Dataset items
+ + + + + + +
# utcsilab/score-based-channels

Hardware: AMD Instinct MI355X
Metric: channels/s full ALD inference, CDL-C Nt64xNr16 (higher is better)
Workload: dtype f16x2 (every fp32 operand as two fp16 terms of a power-of-two-scaled value = 22-bit significand, hh + hl + lh on the fp16 matrix cores, fp32 accumulate; fp32-class by the gate tests/test_gpu_parity.py::test_f16x2_is_fp32_class and held to every reference golden at the north_star tolerance; unconditi

## Files before the change

### score_based_channels_amd/csrc/conv_down.hip

```cpp
#include <stdlib.h>
#include <string.h>
#include <type_traits>
#include "conv_common.h"

namespace sbc {

typedef float f32x4v __attribute__((ext_vector_type(4)));

struct DownParams {
    const float* __restrict__ a;
    const float* __restrict__ x;
    float* __restrict__ out;
    const float* __restrict__ stats;
    const uint4* __restrict__ w4;
    const uint4* __restrict__ w2;
    const float* __restrict__ bias;
    const float* __restrict__ bias2;
    unsigned* __restrict__ range_flag;
    float* __restrict__ calib;
    int B, H;
};

template <int B_, int E_, class F>
__device__ __forceinline__ void down_static_for(F&& f) {
    if constexpr (B_ < E_) {
        f(std::integral_constant<int, B_>{});
        down_static_for<B_ + 1, E_>(f);
    }
}

template <int CIN, int COUT, int W>
__global__ __launch_bounds__(256, 2) void conv_down_kernel(DownParams p) {
    constexpr int WO = W / 2, R = 8, NR = 2 * R + 2;
    constexpr int RP = W == 16 ? 12 : 6;
    constexpr int CG = CIN / 8, KH = CIN / 32, C4 = CIN / 4, NCB = COUT / 16;
    constexpr int NU = R * WO / 16;
    constexpr int RPU = 16 / WO;
    constexpr int PS = (2 * NR * RP * 16 + 255) / 256 * 256;
    constexpr int TERM = CG * PS;
    static_assert(NCB == 4, "four waves, one 16-output-channel block each");
    static_assert((W == 16 && CIN == 32) || (W == 8 && CIN == 64), "res2.0 (32 -> 64 at 16-pixel rows) and res3.0 (64 -> 64 at 8)");
    extern __shared__ __attribute__((aligned(256))) unsigned char smem[];

    const int tid = threadIdx.x, lane = tid & 63;
    const int cb = __builtin_amdgcn_readfirstlane(tid >> 6);
    const int kq = lane >> 4, n = lane & 15;
    const int H = p.H, HO = H / 2;
    const int tiles = HO / R;
    const int s = blockIdx.x / tiles, y0 = (blockIdx.x - s * tiles) * R;
    const int r_in0 = 2 * y0 - 1;

    const int wl_base = (((kq >> 1) * (COUT / 32) + (cb >> 1)) * 2) * 64 + (16 * (cb & 1) + n) + 32 * (kq & 1);
    constexpr int WD = 4;
    uint4 wr[WD][2];
    auto ldw = [&](const uint4* __restrict__ w, int tap, int kh, int slot) {
        const int idx = wl_base + ((tap * (CIN / 16) + 2 * kh) * (COUT / 32) * 2) * 64;
        wr[slot][0] = w[idx];
        wr[slot][1] = w[idx + 64];
    };
    const float4 tr4 = f16x2_trailer(reinterpret_cast<const float4*>(p.w4), 16 * (CIN / 16) * (COUT / 32) * 2);
    const float4 tr2 = f16x2_trailer(reinterpret_cast<const float4*>(p.w2), 4 * (CIN / 16) * (COUT / 32) * 2);
    const float scale_m = __builtin_bit_cast(float, __builtin_amdgcn_readfirstlane(__builtin_bit_cast(int, tr4.x)));
    const float scale_s = __builtin_bit_cast(float, __builtin_amdgcn_readfirstlane(__builtin_bit_cast(int, tr2.x)));
    const float descale_m = tr4.y, descale_s = tr2.y;
    const bool elu_acc = __builtin_amdgcn_readfirstlane(__builtin_bit_cast(int, tr4.w)) != 0;
    unsigned rbits = 0;

    const int c4 = tid % C4;
    constexpr int CPR = W * C4;
    auto plane_dst = [&](int prow, int col) {
        return smem + (c4 >> 1) * PS + (((col & 1) * NR + prow) * RP + (col >> 1) + (col & 1)) * 16 + (c4 & 1) * 8;
    };
    for (int i = tid; i < 2 * TERM / 16; i += 256) *reinterpret_cast<uint4*>(smem + i * 16) = make_uint4(0, 0, 0, 0);

    constexpr int NQA = NR * CPR / 256, NQX = 2 * R * CPR / 256;
    static_assert(NR * CPR % 256 == 0 && 2 * R * CPR % 256 == 0, "whole rounds of chunks");
    float4 va[NQA];
    const float* a_base = p.a + (size_t)s * H * W * CIN;
#pragma unroll
    for (int k = 0; k < NQA; ++k) {
        const int q = k * 256 + tid, prow = q / CPR;
        const int r = r_in0 + prow;
        va[k] = make_float4(0.f, 0.f, 0.f, 0.f);
        if (r >= 0 && r < H) va[k] = *reinterpret_cast<const float4*>(a_base + (size_t)r * W * CIN + (q - prow * CPR) * 4);
    }
    const float* st = p.stats + (size_t)s * 3 * CIN + c4 * 4;
    const float4 mu = *reinterpret_cast<const float4*>(st), sc = *reinterpret_cast<const float4*>(st + CIN),
                 sh = *reinterpret_cast<const float4*>(st + 2 * CIN);
    ldw(p.w4, 0, 0, 0);
    ldw(p.w4, 1 / KH, 1 % KH, 1);
    ldw(p.w4, 2 / KH, 2 % KH, 2);
    __syncthreads();
    float ta = 0.f;
#pragma unroll
    for (int k = 0; k < NQA; ++k) {
        const int q = k * 256 + tid, prow = q / CPR, col = (q - prow * CPR) / C4;
        const int r = r_in0 + prow;
        if (r < 0 || r >= H) continue;
        float4 v = va[k];
        v.x = fmaf(v.x - mu.x, sc.x, sh.x); v.y = fmaf(v.y - mu.y, sc.y, sh.y);
        v.z = fmaf(v.z - mu.z, sc.z, sh.z); v.w = fmaf(v.w - mu.w, sc.w, sh.w);
        v = elu4(v, elu_acc);
        StageScale ss{scale_m, ta};
        scale_track(v, &ss);
        ta = ss.amax;
        uint2 h, l;
        split_f16x2(v, scale_m, h, l);
        unsigned char* dst = plane_dst(prow, col);
        *reinterpret_cast<uint2*>(dst) = h;
        *reinterpret_cast<uint2*>(dst + TERM) = l;
    }
    pair_range_tile(ta, scale_m, rbits, p.calib);
    float4 vx[NQX];
    const float* x_base = p.x + ((size_t)s * H + 2 * y0) * W * CIN;
#pragma unroll
    for (int k = 0; k < NQX; ++k) vx[k] = *reinterpret_cast<const float4*>(x_base + (size_t)(k * 256 + tid) * 4);
    lds_barrier();

    const int yl0 = n / WO, xo = n % WO;
    const int rd_base = kq * PS + ((2 * yl0) * RP + xo) * 16;
    f32x4v accm[NU], accs[NU];
    auto kloop = [&](auto mainc, const uint4* __restrict__ w, f32x4v* acc) {
        constexpr bool MAIN = decltype(mainc)::value;
        constexpr int KT = MAIN ? 4 : 2, NS = KT * KT * KH;
        down_static_for<0, NS>([&](auto sc_) {
            constexpr int s_ = decltype(sc_)::value;
            constexpr int tap = s_ / KH, kh = s_ % KH, tp = tap / KT, tq = tap % KT;
            if constexpr (s_ + WD - 1 < NS) ldw(w, (s_ + WD - 1) / KH, (s_ + WD - 1) % KH, (s_ + WD - 1) % WD);
            const f16x8 wh = __builtin_bit_cast(f16x8, wr[s_ % WD][0]);
            const f16x8 wl = __builtin_bit_cast(f16x8, wr[s_ % WD][1]);
            constexpr int prow = MAIN ? tp : tp + 1, q = MAIN ? tq : tq + 1;
            constexpr int off = (4 * kh) * PS + ((((q + 1) & 1) * NR + prow) * RP + (q >> 1)) * 16;
            f16x8 xh[NU], xl[NU];
#pragma unroll
            for (int u = 0; u < NU; ++u) {
                xh[u] = *reinterpret_cast<const f16x8*>(smem + rd_base + off + (2 * u * RPU * RP) * 16);
                xl[u] = *reinterpret_cast<const f16x8*>(smem + rd_base + off + (2 * u * RPU * RP) * 16 + TERM);
            }
#pragma unroll
            for (int u = 0; u < NU; ++u) {
                const f32x4v z = s_ == 0 ? f32x4v{0.f, 0.f, 0.f, 0.f} : acc[u];
                acc[u] = __builtin_amdgcn_mfma_f32_16x16x32_f16(wh, xl[u], z, 0, 0, 0);
            }
#pragma unroll
            for (int u = 0; u < NU; ++u) acc[u] = __builtin_amdgcn_mfma_f32_16x16x32_f16(wl, xh[u], acc[u], 0, 0, 0);
#pragma unroll
            for (int u = 0; u < NU; ++u) acc[u] = __builtin_amdgcn_mfma_f32_16x16x32_f16(wh, xh[u], acc[u], 0, 0, 0);
            __builtin_amdgcn_sched_barrier(0);
        });
    };
    kloop(std::true_type{}, p.w4, accm);

    ldw(p.w2, 0, 0, 0);
    ldw(p.w2, 1 / KH, 1 % KH, 1);
    ldw(p.w2, 2 / KH, 2 % KH, 2);
    float tb = 0.f;
    uint2 xh_[NQX], xl_[NQX];
#pragma unroll
    for (int k = 0; k < NQX; ++k) {
        StageScale ss{scale_s, tb};
        scale_track(vx[k], &ss);
        tb = ss.amax;
        split_f16x2(vx[k], scale_s, xh_[k], xl_[k]);
    }
    pair_range_tile(tb, scale_s, rbits, p.calib ? p.calib + 1 : nullptr);
    lds_barrier();
#pragma unroll
    for (int k = 0; k < NQX; ++k) {
        const int q = k * 256 + tid, prow = q / CPR, col = (q - prow * CPR) / C4;
        unsigned char* dst = plane_dst(prow + 1, col);
        *reinterpret_cast<uint2*>(dst) = xh_[k];
        *reinterpret_cast<uint2*>(dst + TERM) = xl_[k];
    }
    lds_barrier();
    kloop(std::false_type{}, p.w2, accs);

    const int ch0 = 16 * cb + 4 * kq;
    const f32x4v b2 = *reinterpret_cast<const f32x4v*>(p.bias + ch0), bs = *reinterpret_cast<const f32x4v*>(p.bias2 + ch0);
#pragma unroll
    for (int u = 0; u < NU; ++u) {
        float4 o;
        o.x = fmaf(accs[u][0], descale_s, bs[0]) + fmaf(accm[u][0], descale_m, b2[0]);
        o.y = fmaf(accs[u][1], descale_s, bs[1]) + fmaf(accm[u][1], descale_m, b2[1]);
        o.z = fmaf(accs[u][2], descale_s, bs[2]) + fmaf(accm[u][2], descale_m, b2[2]);
        o.w = fmaf(accs[u][3], descale_s, bs[3]) + fmaf(accm[u][3], descale_m, b2[3]);
        const int y = y0 + u * RPU + yl0;
        st_out(p.out + (((size_t)s * HO + y) * WO + xo) * COUT + ch0, o);
    }
    if (rbits && lane == 0) atomicOr(p.range_flag, rbits);
}
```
+ + + + + + +
▸ TASK DIRECTIONS
All lines carrying the word "tiles" must be copied from the data above.

▸ EXERCISE ANSWER
    const int tiles = HO / R;
    const int s = blockIdx.x / tiles, y0 = (blockIdx.x - s * tiles) * R;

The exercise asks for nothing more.